Cheryl’s view: It seems Jack Welch should play more golf and resist the temptation of making speeches. On July 21 the Wall Street Journal reported he delivered what I’m sure he thought was “straight talk” like he thinks he did in his book, Straight from the Gut. He told a convention of HR executives women had to choose between raising a family and having the corner office. Which rock have you been hiding under Jack? Maybe he forgot that last year’s CEO of the year as elected by peer CEOs, was Anne Mulcahy, CEO of Xerox, and mother of two sons. And I supposed he also hasn’t noticed Mulcahy passed the reins to the first Afro-American woman to lead an S&P 100 company, Ursula Burns, and (Oh, gasp Jack!) also happens to have a daughter and stepson.  When Jack Welch entered the workforce and even possibly when he led General Electric, this might have been a “norm”, possibly his own stereotype at work. This is no longer the case.  Jack might also want to start reading the stats on graduating MBAs; women in 2009 will surpass men in all categories: associate, bachelor, graduate and professional. By the way, the gap between men and women has been widening since 1982, the last year men exceeded women in acquiring degrees, in college degrees and is projected to continue until 2017, which is only as far as the projection goes. So, where will the most talented, experienced, and well educated people in the company come from, the future CEOs? My money is on the next generation of women, who, by the way, believe the wisdom of his other book’s title “Control Your Own Destiny, or Someone Else Will.” Thanks for the advice, Jack, now go play golf.
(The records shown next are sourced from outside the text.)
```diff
-  if (n < (1u << 20)) L = 1;
+  const uint32_t lanes = (uint32_t)(c->opt.lanes < 1 ? 1 : c->opt.lanes);
+  std::vector<CmRange> plan;
+  if (lanes > 1 && (n >= (1u << 20) || c->opt.range_pairs > 0)) {
+    const uint64_t target = c->opt.range_pairs >= 0 ? (uint64_t)c->opt.range_pairs : ((uint64_t)n + lanes * CM_RANGES_PER_LANE - 1) / (lanes * CM_RANGES_PER_LANE);
+    plan = cm_plan_ranges(n, rb, (uint32_t)c->p.grain, lanes, target, c->opt.range_cuts != 0);
+  }
+  const uint32_t R = (uint32_t)plan.size(), L = lanes < R ? lanes : R;
   uint64_t k = 0;
   if (L <= 1) {
     const int rc = map_split(c, 0, n, &k, stats);
     if (rc) return rc;
   } else {
-    std::vector<uint32_t> cut(L + 1, 0);
-    for (uint32_t i = 1; i < L; ++i) cut[i] = (uint32_t)(((uint64_t)n_rb * i / L) * rb);
-    cut[L] = n;
     for (uint32_t i = 1; i < L; ++i) { const int rc = lane_prepare(c, i - 1); if (rc) return rc; }
+    while (c->range_ev.size() < R) {
+      hipEvent_t e = nullptr;
+      CM_HIPCHECK(c, hipEventCreateWithFlags(&e, hipEventDisableTiming));
+      c->range_ev.push_back(e);
+    }
+    CmFrontToken token(R, c->opt.lane_stagger, L);
+    std::atomic<uint32_t> next(0);
+    std::atomic<bool> failed(false);
     std::vector<int> rcs(L, CMGPU_OK);
     std::vector<uint64_t> ks(L, 0);
     std::vector<cmgpu_stats> sts(L);
     for (cmgpu_stats &x : sts) memset(&x, 0, sizeof(x));
+    auto run_lane = [&](uint32_t i, cmgpu_ctx *l, uint32_t j) {
+      for (; j < R; j = next.fetch_add(1)) {
+        CmRangeTok rt = {&token, j, c->range_ev.data(), false};
+        l->rtok = &rt;
+        const int rc = failed.load() ? CMGPU_OK : map_split(l, plan[j].lo, plan[j].hi, &ks[i], &sts[i]);
+        l->rtok = nullptr;
+        range_tok_give_up(&rt);
+        if (rc) { rcs[i] = rc; failed.store(true); }
+      }
+    };
+    const uint32_t j0 = next.fetch_add(1);
     std::vector<std::thread> th;
     for (uint32_t i = 1; i < L; ++i)
       th.emplace_back([&, i]() {
         cmgpu_ctx *l = c->lanes[i - 1];
         (void)hipSetDevice(l->device);
-        rcs[i] = map_split(l, cut[i], cut[i + 1], &ks[i], &sts[i]);
+        run_lane(i, l, next.fetch_add(1));
       });
-    rcs[0] = map_split(c, cut[0], cut[1], &ks[0], &sts[0]);
+    run_lane(0, c, j0);
     for (std::thread &t : th) t.join();
     for (uint32_t i = 0; i < L; ++i) {
       if (rcs[i]) { if (i) cm_set_error(c, c->lanes[i - 1]->err); return rcs[i]; }
@@ -1271,7 +1339,6 @@
         for (size_t q = 0; q < sizeof(cmgpu_stats) / 8; ++q) dst[q] += src[q];
       }
     }
-    c->last_range_lo = 0; c->last_range_hi = cut[1];
   }
   c->n_records = k;
   if (n_out) *n_out = k;
diff --git a/chromap_amd/csrc/cm_ctx.h b/chromap_amd/csrc/cm_ctx.h
--- a/chromap_amd/csrc/cm_ctx.h
+++ b/chromap_amd/csrc/cm_ctx.h
@@ -109,6 +109,9 @@
   size_t bases0 = 0, bases1 = 0;
 };
 
+#define CM_RANGES_PER_LANE 1
+#define CM_LANE_STAGGER 0
+#define CM_RANGE_CUTS 1
 struct CmOptions {
   int long_fused = 1;
   int planes = 1;
@@ -130,6 +133,9 @@
   int pack_once = 1;
   int s3b_short = 1;
   int generic_kernels = 0;
+  int64_t range_pairs = -1;
+  int lane_stagger = CM_LANE_STAGGER;
+  int range_cuts = CM_RANGE_CUTS;
   int coop_rb = 0;
   int coop = 0xff;
 };
@@ -141,6 +147,8 @@
   hipStream_t stream2 = nullptr;
   hipStream_t stream_pack = nullptr;
   hipEvent_t chunk_ev[CM_MM_CHUNKS + 1] = {};
+  std::vector<hipEvent_t> range_ev;
+  struct CmRangeTok *rtok = nullptr;
   std::string err;
   cmgpu_params hp;
   CmParams p;
diff --git a/chromap_amd/csrc/cm_lane_token.h b/chromap_amd/csrc/cm_lane_token.h
--- /dev/null
+++ b/chromap_amd/csrc/cm_lane_token.h
@@ -0,0 +1,37 @@
+#ifndef CM_LANE_TOKEN_H_
+#define CM_LANE_TOKEN_H_
+#include <condition_variable>
+#include <cstdint>
+#include <mutex>
+#include <vector>
+
+class CmFrontToken {
+ public:
+  CmFrontToken(uint32_t n_ranges, int stagger, uint32_t lanes) : mode_(stagger), lanes_(lanes), state_(n_ranges, PENDING) {}
+  bool waits(uint32_t j) const { return j > 0 && j < state_.size() && (mode_ == 2 || (mode_ == 1 && j < lanes_)); }
+  bool awaited(uint32_t j) const { return waits(j + 1); }
+  bool wait_prev(uint32_t j) {
+    if (!waits(j)) return false;
+    std::unique_lock<std::mutex> lk(mu_);
+    cv_.wait(lk, [&] { return state_[j - 1] != PENDING; });
+    return state_[j - 1] == RECORDED;
+  }
+  bool publish(uint32_t j, bool recorded) {
+    {
+      std::lock_guard<std::mutex> lk(mu_);
+      if (state_[j] != PENDING) return false;
+      state_[j] = recorded ? RECORDED : GIVEN_UP;
+    }
+    cv_.notify_all();
+    return true;
+  }
+
+ private:
+  enum : uint8_t { PENDING = 0, RECORDED = 1, GIVEN_UP = 2 };
+  const int mode_;
+  const uint32_t lanes_;
+  std::mutex mu_;
+  std::condition_variable cv_;
+  std::vector<uint8_t> state_;
+};
+#endif
diff --git a/chromap_amd/csrc/cm_range_plan.h b/chromap_amd/csrc/cm_range_plan.h
--- /dev/null
+++ b/chromap_amd/csrc/cm_range_plan.h
@@ -0,0 +1,67 @@
+#ifndef CM_RANGE_PLAN_H_
+#define CM_RANGE_PLAN_H_
+#include <algorithm>
+#include <cstdint>
+#include <vector>
+
+struct CmRange { uint32_t lo, hi; };
+
+static inline std::vector<uint32_t> cm_chunk_starts(uint32_t n, uint32_t ref_batch, uint32_t grain) {
+  std::vector<uint32_t> s;
+  for (uint64_t b0 = 0; b0 < n; b0 += ref_batch) {
+    const uint32_t bn = n - b0 < ref_batch ? (uint32_t)(n - b0) : ref_batch;
+    uint32_t T = bn / grain;
+    if (T <= 1) T = 1;
+    const uint32_t dv = bn / T, md = bn % T;
+    for (uint32_t c = 0; c < T; ++c) s.push_back((uint32_t)b0 + c * dv + (c < md ? c : md));
+  }
+  s.push_back(n);
+  return s;
+}
+
+static inline std::vector<CmRange> cm_plan_ranges(uint32_t n, uint32_t ref_batch, uint32_t grain, uint32_t lanes, uint64_t range_pairs, bool rb_cuts) {
+  std::vector<CmRange> out;
+  if (n == 0) return out;
+  if (lanes < 1) lanes = 1;
+  std::vector<uint32_t> cut(1, 0u);
+  if (rb_cuts) {
+    const uint64_t n_rb = ((uint64_t)n + ref_batch - 1) / ref_batch;
+    const uint64_t L = lanes < n_rb ? lanes : n_rb;
+    for (uint64_t i = 1; i < L; ++i) cut.push_back((uint32_t)((n_rb * i / L) * ref_batch));
+  } else {
+    const std::vector<uint32_t> s = cm_chunk_starts(n, ref_batch, grain);
+    const uint64_t target = range_pairs ? range_pairs : ((uint64_t)n + lanes - 1) / lanes;
+    uint64_t R = ((uint64_t)n + target / 2) / target;
+    if (R < 1) R = 1;
+    if (R > s.size() - 1) R = s.size() - 1;
+    for (uint64_t i = 1; i < R; ++i) {
+      const uint64_t ideal = (uint64_t)n * i / R;
+      auto it = std::lower_bound(s.begin(), s.end(), (uint32_t)ideal);
+      uint32_t at = *it;
+      if (it != s.begin() && ideal - *(it - 1) <= (uint64_t)*it - ideal) at = *(it - 1);
+      if (at > cut.back() && at < n) cut.push_back(at);
+    }
+  }
+  cut.push_back(n);
+  for (size_t i = 0; i + 1 < cut.size(); ++i) out.push_back({cut[i], cut[i + 1]});
+  return out;
+}
+
+static inline std::vector<CmRange> cm_range_pieces(uint32_t lo, uint32_t hi, uint32_t ref_batch) {
+  std::vector<CmRange> out;
+  uint64_t a = lo;
+  if (a % ref_batch) {
+    uint64_t b = (a / ref_batch + 1) * ref_batch;
+    if (b > hi) b = hi;
+    out.push_back({(uint32_t)a, (uint32_t)b});
+    a = b;
+  }
+  if (a < hi) out.push_back({(uint32_t)a, hi});
+  return out;
+}
+static inline uint32_t cm_split_point(uint32_t lo, uint32_t hi, uint32_t ref_batch) {
+  uint64_t mid = ((uint64_t)lo + (hi - lo) / 2) / ref_batch * ref_batch;
+  if (mid <= lo) mid = ((uint64_t)lo / ref_batch + 1) * ref_batch;
+  return mid < hi ? (uint32_t)mid : 0u;
+}
+#endif
```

Sara adds:  Jack, in the words of James Copeland, former Chairman and CEO of Deloitte & Touche worldwide in True Leaders (Bette Price and George Ritchesche),  “Don’t breath your own exhaust.”    Your pronouncement in the Journal is contemptible (a carefully chosen word from Merriam Webster’s online dictionary…  “contemptible may imply any quality provoking scorn or a low standing in any scale of value.” The italics are mine).  I believe your comments to be contemptible; having a low standing in any scale of value on a couple of levels.  First level, you single out women leaders.  Besides being transparently biased your idea begs the question, why shouldn’t ALL leaders, men and women, have the opportunity to have a life as well as incredibly successful careers?   Then there’s the next level.  It’s about BUSINESS RESULTS, Jack, not about appearances or sacrifice.  By even uttering that comment I wonder if you’ve lost focus on the prize here.   Jack, you should read  a new Harvard Business Review (HBR) article, Social Intelligence and the Biology of Leadership (Richard Boyatzis and Daniel Goleman).  It stands your antiquated version of leadership on its ear.  In the article you will read about the negative impact a leader’s stressed lifestyle has on the success of the company they lead.  The authors also provide a pathway to leadership that is healthy, balanced and produces great (get that, Jack, GREAT)  business results.  I wonder what heights GE could have climbed if YOU had been a different kind of leader.